I am a Refugee: Reflections of a Missionary Leaving Ukraine, Part 2
April 2022

The following was written on March 7, 2022 and published as a SEND U BlogSEND U, SEND International's training and development focus, is a place and a forum for sharing resources, training opportunities and ideas broadly within SEND.

So how does my faith help me deal with my new status as a war refuge? I am still processing this new reality, and so my answer will be very incomplete. 

Reminder that we long for a country of our own 

First of all, this is a reminder to me that we are foreigners and aliens in this world (1 Peter 2:11, Hebrews 11:13). In our 35 years of cross-cultural ministry, we have left homes and ministries several times before. We spent ten years in the Philippines before relocating to Russia. Then after another ten years in Russia, we moved to Ukraine. But this is the first time that we are leaving without knowing what our destination and future ministry location will be. 

I admit that I had become very comfortable in Ukraine. Life was relatively predictable, convenient, inexpensive, and safe. It was a wonderful base for my global training ministry. 

But our citizenship is in the kingdom of God (Eph 2:19, Philippians 3:20). Our new refugee status reminds us that we long for another country, a realm where we really belong and which God is preparing for us (Heb 11:14-16). 

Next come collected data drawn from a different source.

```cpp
void seqset_upload(mm_seqset* s) {
  MM_REQUIRE(!s->frozen, MM_ERR_STATE, "sequence set already uploaded");
  hipStream_t st = s->ctx->stream;
  const size_t n = s->staged.size();
  s->len.resize(n);
  s->base.assign(n + 1, 0);
  s->total_bases = 0;
  for (size_t i = 0; i < n; ++i) {
    MM_REQUIRE((int64_t)s->staged[i].second <= MAX_SEQ_LEN, MM_ERR_LIMIT, "sequence longer than 2^29-1 bases");
    s->len[i] = (int32_t)s->staged[i].second;
    s->base[i + 1] = s->base[i] + (((uint64_t)s->len[i] + 15) & ~15ull);
    s->total_bases += s->len[i];
  }
  const size_t nwords = (size_t)(s->base[n] >> 4);
  uint32_t* const words = (uint32_t*)s->ctx->pinned_up_at_least((nwords + 1) * sizeof(uint32_t));
  words[nwords] = 0;
  std::vector<uint64_t> es; std::vector<uint32_t> el; std::vector<uint8_t> eb;
  {
    static const struct Lut { uint8_t t[256]; Lut() { for (int c = 0; c < 256; ++c) { int u = (c > 96 && c < 123) ? c - 32 : c; int k = code_of((uint8_t)u); t[c] = k >= 0 ? (uint8_t)k : 0x80; } } } lut;
    struct Item { size_t seq; size_t j0, j1; };
    struct Runs { std::vector<uint64_t> es; std::vector<uint32_t> el; std::vector<uint8_t> eb; };
    constexpr size_t PIECE = (size_t)4 << 20;
    std::vector<Item> items;
    for (size_t i = 0; i < n; ++i) { const size_t L = s->staged[i].second; for (size_t j0 = 0; j0 < L; j0 += PIECE) items.push_back(Item{i, j0, std::min(L, j0 + PIECE)}); }
    std::vector<Runs> runs(items.size());
    const unsigned hw = mm::cpu_budget();
    const size_t nthr = (size_t)std::max<uint64_t>(1, std::min<uint64_t>({(uint64_t)std::max(1u, hw / 2), 32, (uint64_t)(s->total_bases >> 22) + 1, (uint64_t)std::max<size_t>(items.size(), 1)}));
    std::atomic<size_t> next_item{0};
    const bool simd = mm_host_has_avx2() != 0 && !getenv("MM_PACK_SCALAR");
    auto work = [&]() {
      for (;;) {
        const size_t it = next_item.fetch_add(1);
        if (it >= items.size()) return;
        const Item I = items[it];
        Runs& R = runs[it];
        const uint8_t* p = (const uint8_t*)s->staged[I.seq].first;
        uint32_t* wp = words + (s->base[I.seq] >> 4);
        const uint64_t b0 = s->base[I.seq];
        bool open = false;
        for (size_t j0 = I.j0; j0 < I.j1; j0 += 16) {
          if (simd && j0 + 32 <= I.j1) {
            const size_t done = mm_pack_acgt_blocks(p + j0, (I.j1 - j0) & ~(size_t)31, wp + (j0 >> 4));
            if (done) { open = false; j0 += done; if (j0 >= I.j1) break; }
          }
          const size_t m = std::min<size_t>(16, I.j1 - j0);
          uint32_t wv = 0; uint8_t bad = 0;
          for (size_t j = 0; j < m; ++j) { const uint8_t k = lut.t[p[j0 + j]]; bad |= k; wv |= (uint32_t)(k & 3) << (2 * j); }
          if (!(bad & 0x80)) { wp[j0 >> 4] = wv; open = false; continue; }
          wv = 0;
          for (size_t j = 0; j < m; ++j) {
            uint8_t c = p[j0 + j];
            if (c > 96 && c < 123) c -= 32;
            const uint8_t k = lut.t[c];
            if (!(k & 0x80)) { wv |= (uint32_t)k << (2 * j); open = false; }
            else if (open && R.eb.back() == c && R.el.back() < 0xFFFFFFFFu) R.el.back()++;
            else { R.es.push_back(b0 + j0 + j); R.el.push_back(1); R.eb.push_back(c); open = true; }
          }
          wp[j0 >> 4] = wv;
        }
      }
// ... 393 lines not shown
```

Baseline: 25.85.

## Pack per-batch small buffers into one arena with pinned mailbox and list-driven fallback kernels

Replaces many small per-batch device allocations and zero-fills with a single zeroed arena that also holds a mailbox of counters. Small device-to-host readbacks go through one pinned host image instead of several pageable copies. The raw-hit sum kernel is folded into the surviving-hit scan as a side sum carried in an extra offset slot. When every read takes the fused path, the probe and hit-filter kernels walk a compact list of fallback reads built atomically by the seed filter, instead of launching one block per read. This trades launch, allocation and sync overhead for added bookkeeping complexity and a fixed cap on hand-back rounds.

```diff
diff --git a/include/metamaps_hip.h b/include/metamaps_hip.h
--- a/include/metamaps_hip.h
+++ b/include/metamaps_hip.h
@@ -188,6 +188,7 @@
 int mm_debug_l2(mm_mapping* m, int64_t* per_cand , int64_t cap);
 int mm_debug_min_hits(mm_mapping* m, int32_t* min_hits );
 int mm_debug_probed_lists(mm_mapping* m, const mm_index* idx, int64_t* hist, int32_t n_bins);
+int mm_debug_scan(mm_ctx* ctx, const uint32_t* in, int64_t n, uint64_t* out, int form, int reps, double* seconds);
 
 int mm_em_create(mm_ctx* ctx, int64_t n_reads, const int64_t* read_off, const int32_t* taxon, const double* mapq,
                  const double* inv_nloc, int32_t n_taxa, mm_em** out);
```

"All these people were still living by faith when they died. They did not receive the things promised; they only saw them and welcomed them from a distance, admitting that they were foreigners and strangers on earth. People who say such things show that they are looking for a country of their own. If they had been thinking of the country they had left, they would have had opportunity to return. Instead, they were longing for a better country—a heavenly one. Therefore God is not ashamed to be called their God, for he has prepared a city for them." - Hebrews 11:13-16 

Recognition that God has been preparing me for this 

Secondly, our new status as war refugees comes with a growing recognition that God has been preparing me for this. Everyone’s journey and story will be somewhat different. But I can now see that God has been uniquely preparing me for this crisis. 

In 2020, we were stuck in Taiwan for 5 months, unable to return to our home in Ukraine due to the pandemic. We adapted and developed new ministries during that time. Maybe that time in Taiwan was part of God’s preparing us for what is happening today. 

Then God has been teaching me through my own research and writing. Over the past 15 years, I have added a great number of Bible notes and journal entries in my Bible software program. All of these notes and journal entries are tagged with various biblical themes. Recently I discovered that “suffering” was my fourth most common tag. This has been a theme that I have seen over and over again through the Scriptures, often in relationship to the cost of discipleship. 

Furthermore, I just finished a blog series on resilience. Now I have an opportunity to practice what I learned about becoming more resilient! 

Warnings strengthen resolve 

A couple of days ago, I reflected on how Jesus repeatedly warned the disciples of what was going to happen to him as he headed toward the cross. Similarly, the Holy Spirit repeatedly warned Paul that prison and hardships were facing him (Acts 20:23). But these warnings only strengthened Paul’s resolve to keep running the race and complete the task Christ had given him. 

“And now, compelled by the Spirit, I am going to Jerusalem, not knowing what will happen to me there. I only know that in every city the Holy Spirit warns me that prison and hardships are facing me. However, I consider my life worth nothing to me; my only aim is to finish the race and complete the task the Lord Jesus has given me—the task of testifying to the good news of God’s grace."
Acts 20:22-24 

God provides warnings of coming hardships to prepare us. These warnings are not meant to terrify us but to strengthen us. They help to shape our expectations of what the “normal Christian life” will look like. 

An opportunity to practice waiting on the Lord 

Probably the primary lesson I learned in 2021 was that I needed to learn to wait on God. Rather than pushing hard for a quick resolution of a problem, I needed to become more patient and allow God to work it out in his time. The following verses from Psalm 27 became very meaningful and I committed them to memory. 

"I remain confident of this: I will see the goodness of the LORD in the land of the living. Wait for the LORD; be strong and take heart and wait for the LORD." - Psalm 27:13-14 

Now we are again in a position of needing to wait. God is still good. His goodness has not diminished one iota since 2021. We need to wait for him, rather than immediately trying to figure out what we should do next. We will again see the goodness of the Lord in the land of the living. But we will need to patiently wait on God. In his time, our next directions will become clear. 

Becoming a refugee is never a comfortable place to be. But it is a place to learn to trust God in new ways.